During the year ended 30 March 2014, the Group and Company received
consultancy services on normal commercial terms from London Bridge Capital
Limited, a company in which NJ Donaldson is a director. For the provision of
NJ Donaldson's services during the year, the Company was invoiced £15,000
(2013: £1,250) plus VAT by London Bridge Capital Limited. For the provision of
services as the joint Financial Advisor of the Group and Company, the Group
and Company was invoiced £Nil (2013: £10,000) plus VAT by London Bridge
Capital Limited during the year. The balance outstanding at 30 March 2014 was
£4,000 (2013: £Nil).
During the year ended 30 March 2014, the sum of £NIL (2013: £19,086) was
loaned to the Company by David Page, a Director of the Company and was repaid
by the Group and Company during the year.
During the year ended 30 March 2014, the Group operated, on normal commercial
terms, a franchise of Franco Manca granted by Franco Manca 2 UK Limited, a
company in which DM Page and NAG Mankarious are directors. The Group was
invoiced franchise fees of £27,000 (2013: £Nil) plus VAT and setup costs of
£62,000 (2013: £Nil) plus VAT by Franco Manca 2 UK Limited during the year and
the balance outstanding at 30 March 2014 was £9,000 (2013: £Nil). At 30 March
2014, Franco Manca 2 UK Limited owed the Group £10,000 (2013: £Nil).
During the period ended 30 March 2014, DM Page invoiced the Group a site
finder's fee of £15,000 (2013: £Nil) on normal commercial terms and the
balance outstanding at 30 March 2014 was £Nil (2013: £Nil).
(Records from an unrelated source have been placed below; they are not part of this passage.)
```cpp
struct HeadChainBwd {
    HeadBwd j[HC_MAX];
    int gx[HC_MAX], gy[HC_MAX], off[HC_MAX], phase[HC_MAX];
    int n, n_phases;
    unsigned *bar;
};
__global__ __launch_bounds__(HT) void head_chain_bwd_kernel(HeadChainBwd c)
{
    const int bid = (int)blockIdx.x;
    for (int ph = 0; ph < c.n_phases; ++ph) {
        for (int j = 0; j < c.n; ++j) {
            if (c.phase[j] != ph) continue;
            const int local = bid - c.off[j];
            if (local >= 0 && local < c.gx[j] * c.gy[j]) {
                if (ph == 0) head_bwd_body<false, true>(c.j[j], local % c.gx[j], local / c.gx[j], c.gy[j]);
                else head_bwd_body<true, true>(c.j[j], local % c.gx[j], local / c.gx[j], c.gy[j]);
            }
        }
        if (ph < c.n_phases - 1) grid_barrier(c.bar, (unsigned)(ph + 1) * gridDim.x);
    }
    if (c.n_phases > 1) grid_exit(c.bar);
}

}

using namespace papc;

extern "C" {

int papc_head_fc_f32(const float *x, const float *w, const float *bias, const float *gamma, const float *beta, int B, int Cin, int Cout,
                     int has_bn, float eps, float momentum, float *running_mean, float *running_var, int64_t *num_batches_tracked,
                     float drop_p, const int64_t *rng_state, int layer_tag, int64_t *rng_bump, float *y, float *mean, float *invstd,
                     uint8_t *keep, float *out, papc_stream_t stream)
{
    PAPC_REQUIRE(x && w && out, PAPC_E_INVALID, "papc_head_fc_f32: null pointer");
    PAPC_REQUIRE(B >= 1 && B <= HROWS_MAX, PAPC_E_INVALID, "papc_head_fc_f32: B=%d not in [1, %d]", B, HROWS_MAX);
    PAPC_REQUIRE(Cin >= 4 && Cin % 4 == 0 && Cout >= 1, PAPC_E_INVALID, "papc_head_fc_f32: Cin=%d must be a multiple of 4", Cin);
    PAPC_REQUIRE(has_bn >= 0 && has_bn <= 3, PAPC_E_INVALID, "papc_head_fc_f32: has_bn=%d not in {0, 1, 2, 3}", has_bn);
    PAPC_REQUIRE(has_bn != 1 || (gamma && beta && mean && invstd && y), PAPC_E_INVALID, "papc_head_fc_f32: BatchNorm needs gamma/beta/mean/invstd/y");
    PAPC_REQUIRE(has_bn != 3 || (gamma && beta && running_mean && running_var), PAPC_E_INVALID, "papc_head_fc_f32: eval-mode BatchNorm needs gamma/beta/running_mean/running_var");
    PAPC_REQUIRE(drop_p >= 0.f && drop_p < 1.f, PAPC_E_INVALID, "papc_head_fc_f32: drop_p=%f", (double)drop_p);
    hipStream_t st = as_stream(stream);
    ProfScope prof(PAPC_K_MISC, st);
    HeadFwd a{x, w, bias, gamma, beta, B, Cin, Cout, has_bn, eps, momentum, running_mean, running_var, num_batches_tracked,
              drop_p, rng_state, layer_tag, rng_bump, y, mean, invstd, out, keep};
    const int Bpad = (B + 31) & ~31;
    const size_t lds = (size_t)(HW * 32 + Bpad) * TP * sizeof(float);
    if (lds > 48 * 1024 && hipFuncSetAttribute(reinterpret_cast<const void *>(head_fwd_kernel), hipFuncAttributeMaxDynamicSharedMemorySize, (int)lds) != hipSuccess)
        return check_launch("papc_head_fc_f32: hipFuncSetAttribute");
    hipLaunchKernelGGL(head_fwd_kernel, dim3((unsigned)cdiv(Cout, 32)), dim3(HT), lds, st, a);
    return check_launch("papc_head_fc_f32");
}

int papc_head_bwd_f32(const float *gnext, const float *wnext, int Cn, const float *out, const float *y, const float *mean,
                      const float *invstd, const float *gamma, float drop_p, int has_bn, const float *x, int B, int Cin, int Cout,
                      float *dy, float *dw, float *db, float *dgamma, float *dbeta, int accumulate, papc_stream_t stream)
{
    PAPC_REQUIRE(gnext, PAPC_E_INVALID, "papc_head_bwd_f32: null pointer");
    PAPC_REQUIRE(B >= 1 && B <= HROWS_MAX, PAPC_E_INVALID, "papc_head_bwd_f32: B=%d not in [1, %d]", B, HROWS_MAX);
    PAPC_REQUIRE(Cout >= 1 && (!wnext || (Cn >= 4 && Cn % 4 == 0)), PAPC_E_INVALID, "papc_head_bwd_f32: Cn=%d must be a multiple of 4", Cn);
    PAPC_REQUIRE(wnext || Cn == Cout, PAPC_E_INVALID, "papc_head_bwd_f32: without wnext, gnext must be [B, Cout]");
    PAPC_REQUIRE(has_bn >= 0 && has_bn <= 3, PAPC_E_INVALID, "papc_head_bwd_f32: has_bn=%d not in {0, 1, 2, 3}", has_bn);
    PAPC_REQUIRE((has_bn != 1 && has_bn != 3) || (out && y && mean && invstd && gamma && dgamma && dbeta), PAPC_E_INVALID, "papc_head_bwd_f32: BatchNorm backward needs the saved forward");
    PAPC_REQUIRE(has_bn != 2 || out, PAPC_E_INVALID, "papc_head_bwd_f32: ReLU backward needs the layer's output");
    PAPC_REQUIRE(!x || (dw && Cin >= 1), PAPC_E_INVALID, "papc_head_bwd_f32: x without dw");
    PAPC_REQUIRE(drop_p >= 0.f && drop_p < 1.f, PAPC_E_INVALID, "papc_head_bwd_f32: drop_p=%f", (double)drop_p);
    hipStream_t st = as_stream(stream);
    ProfScope prof(PAPC_K_MISC, st);
    HeadBwd a{gnext, wnext, Cn, out, y, mean, invstd, gamma, 1.0f / (1.0f - drop_p), has_bn, x, B, Cin, Cout, dy, dw, db, dgamma, dbeta, accumulate};
    const int Bpad = (B + 31) & ~31;
    const size_t lds = (size_t)(HW * 32 + 2 * Bpad) * TP * sizeof(float);
    if (lds > 48 * 1024 && hipFuncSetAttribute(reinterpret_cast<const void *>(head_bwd_kernel), hipFuncAttributeMaxDynamicSharedMemorySize, (int)lds) != hipSuccess)
        return check_launch("papc_head_bwd_f32: hipFuncSetAttribute");
    const int nsplit = x ? std::min(8, std::max(1, (int)cdiv(cdiv(Cin, 32), HW))) : 1;
    hipLaunchKernelGGL(head_bwd_kernel, dim3((unsigned)cdiv(Cout, 32), (unsigned)nsplit), dim3(HT), lds, st, a);
    return check_launch("papc_head_bwd_f32");
}

int papc_softmax_xent_f32(const float *logits, const int64_t *labels, int B, int C, float *loss, float *dlogits, papc_stream_t stream)
{
    PAPC_REQUIRE(logits && labels && loss && dlogits, PAPC_E_INVALID, "papc_softmax_xent_f32: null pointer");
    PAPC_REQUIRE(B >= 1 && C >= 1, PAPC_E_INVALID, "papc_softmax_xent_f32: B=%d C=%d", B, C);
    hipStream_t st = as_stream(stream);
    ProfScope prof(PAPC_K_MISC, st);
    if (B <= 1024) {
        hipLaunchKernelGGL(softmax_xent_kernel, dim3(1), dim3(256), 0, st, logits, labels, B, C, loss, dlogits);
    } else {
        if (hipMemsetAsync(loss, 0, sizeof(float), st) != hipSuccess) return check_launch("papc_softmax_xent_f32 (memset)");
        hipLaunchKernelGGL(softmax_xent_rows_kernel, dim3((unsigned)std::min(cdiv(B, 256), (int64_t)2048)), dim3(256), 0, st, logits, labels, B, C,
                           loss, dlogits);
    }
    return check_launch("papc_softmax_xent_f32");
}

int papc_head_chain_fwd_f32(const papc_head_fc_layer *layers, int n_layers, int B, const int64_t *rng_state, int64_t *rng_bump,
                            const int64_t *labels, float *loss, float *dlogits, uint32_t *sync, papc_stream_t stream)
{
    PAPC_REQUIRE(layers && sync, PAPC_E_INVALID, "papc_head_chain_fwd_f32: null pointer");
    PAPC_REQUIRE(n_layers >= 1 && n_layers <= HC_MAX, PAPC_E_UNSUPPORTED, "papc_head_chain_fwd_f32: %d layers (1..%d)", n_layers, HC_MAX);
    PAPC_REQUIRE(B >= 1 && B <= HROWS_MAX, PAPC_E_INVALID, "papc_head_chain_fwd_f32: B=%d not in [1, %d]", B, HROWS_MAX);
    PAPC_REQUIRE(!labels || (loss && dlogits), PAPC_E_INVALID, "papc_head_chain_fwd_f32: labels without loss / dlogits");
    HeadChainFwd c;
    memset(&c, 0, sizeof(c));
    int grid = 1;
    for (int i = 0; i < n_layers; ++i) {
        const papc_head_fc_layer &l = layers[i];
        PAPC_REQUIRE(l.x && l.w && l.out, PAPC_E_INVALID, "papc_head_chain_fwd_f32: layer %d: null pointer", i);
        PAPC_REQUIRE(l.Cin >= 4 && l.Cin % 4 == 0 && l.Cout >= 1, PAPC_E_INVALID, "papc_head_chain_fwd_f32: layer %d: Cin=%d must be a multiple of 4", i, l.Cin);
// ... 72 lines not shown
```

Baseline: 21970.

## Stage head FC GEMM operands through per-wave LDS with software prefetch

Adds a staged variant of the head fully-connected forward and backward kernels. Each wave loads coalesced float4 row pieces of both operands into a private padded LDS tile, prefetching the next sub-block while MFMAs run on the current one. The backward kernel also preloads BN, ReLU, bias and dW-accumulate operands into registers at kernel start to hide their latency. This costs more LDS per block and more registers, is selected by a new default-on knob, and falls back to the old path when LDS would exceed the cap.

```diff
diff --git a/papc_amd/csrc/capi.hip b/papc_amd/csrc/capi.hip
--- a/papc_amd/csrc/capi.hip
+++ b/papc_amd/csrc/capi.hip
@@ -73,6 +73,7 @@
     {"PAPC_SEG_EPI", 1, 0, 1},
     {"PAPC_FOLD_FIN", 1, 0, 1},
     {"PAPC_XYZ1_RIDE", 1, 0, 1},
+    {"PAPC_HEAD_STAGE", 1, 0, 1},
 };
 static int g_knobs[KNOB_COUNT];
 static int knob_parse(int id, const char *e)
diff --git a/papc_amd/csrc/common.h b/papc_amd/csrc/common.h
--- a/papc_amd/csrc/common.h
+++ b/papc_amd/csrc/common.h
@@ -24,7 +24,7 @@
 enum Knob {
     KNOB_LG_PARTS, KNOB_DW_F32, KNOB_DW_DBG, KNOB_DW_XYZ, KNOB_PARTS, KNOB_GEMM_F32, KNOB_GEMM_WAVES, KNOB_MAXCAT_WAVES,
     KNOB_GEMM_WS, KNOB_GEMM_OCC, KNOB_GEMM_DBG, KNOB_GEMM_KB, KNOB_GEMM_MINWG, KNOB_GEMM_TL, KNOB_FPS_THREADS,
-    KNOB_FPS_THREADS_SMALL, KNOB_STREAM, KNOB_STREAM_MINTILES, KNOB_STREAM_CK, KNOB_STREAM_ASM, KNOB_PFN_MFMA, KNOB_DW_RS64, KNOB_DW_ROWS, KNOB_DW_ROWS_BLOCKS, KNOB_DW_ROWSX, KNOB_PG_DBG, KNOB_PG_NB, KNOB_PG_NS, KNOB_STREAM_MAXCAT, KNOB_MAX_NOSTORE, KNOB_PFN_FUSED_TAILS, KNOB_STREAM_NW12, KNOB_LG_LISTS, KNOB_FOLD_WAVES, KNOB_LGL_VARIANT, KNOB_LG_PP, KNOB_PG_GROUP, KNOB_PG_PIPE, KNOB_SEG_EPI, KNOB_FOLD_FIN, KNOB_XYZ1_RIDE, KNOB_COUNT
+    KNOB_FPS_THREADS_SMALL, KNOB_STREAM, KNOB_STREAM_MINTILES, KNOB_STREAM_CK, KNOB_STREAM_ASM, KNOB_PFN_MFMA, KNOB_DW_RS64, KNOB_DW_ROWS, KNOB_DW_ROWS_BLOCKS, KNOB_DW_ROWSX, KNOB_PG_DBG, KNOB_PG_NB, KNOB_PG_NS, KNOB_STREAM_MAXCAT, KNOB_MAX_NOSTORE, KNOB_PFN_FUSED_TAILS, KNOB_STREAM_NW12, KNOB_LG_LISTS, KNOB_FOLD_WAVES, KNOB_LGL_VARIANT, KNOB_LG_PP, KNOB_PG_GROUP, KNOB_PG_PIPE, KNOB_SEG_EPI, KNOB_FOLD_FIN, KNOB_XYZ1_RIDE, KNOB_HEAD_STAGE, KNOB_COUNT
 };
 int knob(int id);
 
diff --git a/papc_amd/csrc/head.hip b/papc_amd/csrc/head.hip
--- a/papc_amd/csrc/head.hip
+++ b/papc_amd/csrc/head.hip
@@ -1,5 +1,6 @@
 #include "common.h"
 #include "hashrng.h"
+#include "head_stage.h"
 
 namespace papc {
 
@@ -115,19 +116,155 @@
     }
 }
 
-__device__ __forceinline__ void reduce_waves_to_tile(const f32x16 &acc, float *red, float *tile, int row0, int wave, int lane, int tid)
+constexpr int HSTG_WAVE = hstage::WAVE_FLOATS;
+constexpr size_t HSTG_LDS_MAX = 110 * 1024;
+
+struct StgRows { const float *p[hstage::LOADS]; };
+
+__device__ __forceinline__ StgRows stg_rows(const float *base, int rows, int r0, int K, int lane)
+{
+    StgRows s;
+#pragma unroll
+    for (int i = 0; i < hstage::LOADS; ++i) {
+        const int row = r0 + hstage::piece_row(i, lane);
+        s.p[i] = base + (int64_t)(row < rows ? row : rows - 1) * K;
+    }
+    return s;
+}
+__device__ __forceinline__ void stg_issue(float4 (&v)[hstage::LOADS], const StgRows &s, int K, const hstage::Range &rg, int t, int lane)
+{
+    const int k = hstage::piece_k(rg, t, lane);
+    const int kc = k < K ? k : 0;
+#pragma unroll
+    for (int i = 0; i < hstage::LOADS; ++i) v[i] = *reinterpret_cast<const float4 *>(s.p[i] + kc);
+}
+__device__ __forceinline__ void stg_write(float *tile, const float4 (&v)[hstage::LOADS], int rows, int r0, int K, const hstage::Range &rg, int t, int lane)
+{
+#pragma unroll
+    for (int i = 0; i < hstage::LOADS; ++i) {
+        const uint32_t m = hstage::piece_valid(rows, r0, K, rg, t, i, lane) ? 0xffffffffu : 0u;
+        *reinterpret_cast<float4 *>(tile + hstage::piece_lds(i, lane)) =
+            make_float4(__uint_as_float(__float_as_uint(v[i].x) & m), __uint_as_float(__float_as_uint(v[i].y) & m),
+                        __uint_as_float(__float_as_uint(v[i].z) & m), __uint_as_float(__float_as_uint(v[i].w) & m));
+    }
+}
+__device__ __forceinline__ void stg_frags(float4 (&f)[hstage::SUB], const float *tile, int lane)
+{
+#pragma unroll
+    for (int j = 0; j < hstage::SUB; ++j) f[j] = *reinterpret_cast<const float4 *>(tile + hstage::frag_lds(j, lane));
+}
+
+__device__ __forceinline__ int stg_wave() { return __builtin_amdgcn_readfirstlane((int)(threadIdx.x >> 6)); }
+
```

Included in other receivables are amounts of £Nil (2013: £531) due from
companies in which DM Page and NAG Mankarious are materially interested.
Transactions between the Company and its subsidiaries
Transactions between the Company and its subsidiaries, which are related
parties, have been eliminated on consolidation.
During the year, the Company has paid trading expenses for FM98 LTD Limited
amounting to £770,000 (2013: £Nil). The amount outstanding at 30 March 2014
was £770,000 (2013: £Nil).
The above has been extracted from, and should be read in conjunction with, the
Company's audited Annual Report and Accounts for the period ended 30 March
2014.
Guidance note 69.1 of ISDX Growth Market - Rules for Issuers
During the year ended 30 March 2014, the Company did not comply with Guidance
Note 69.1 of the ISDX Growth Market - Rules for Issuers (as amended on 9 July
2013). This was due to the Directors DM Page, NAG Mankarious and NJ Donaldson
holding levels and combinations of third party directorships outside of the
Company, which did not meet the recommendation in the Guidance Note. The
Directors believe that these three directors are currently each able to commit
sufficient time to perform his duties as a Director of the Company and that
the current composition of the Company's Board is appropriate given the
Company's size and stage of development.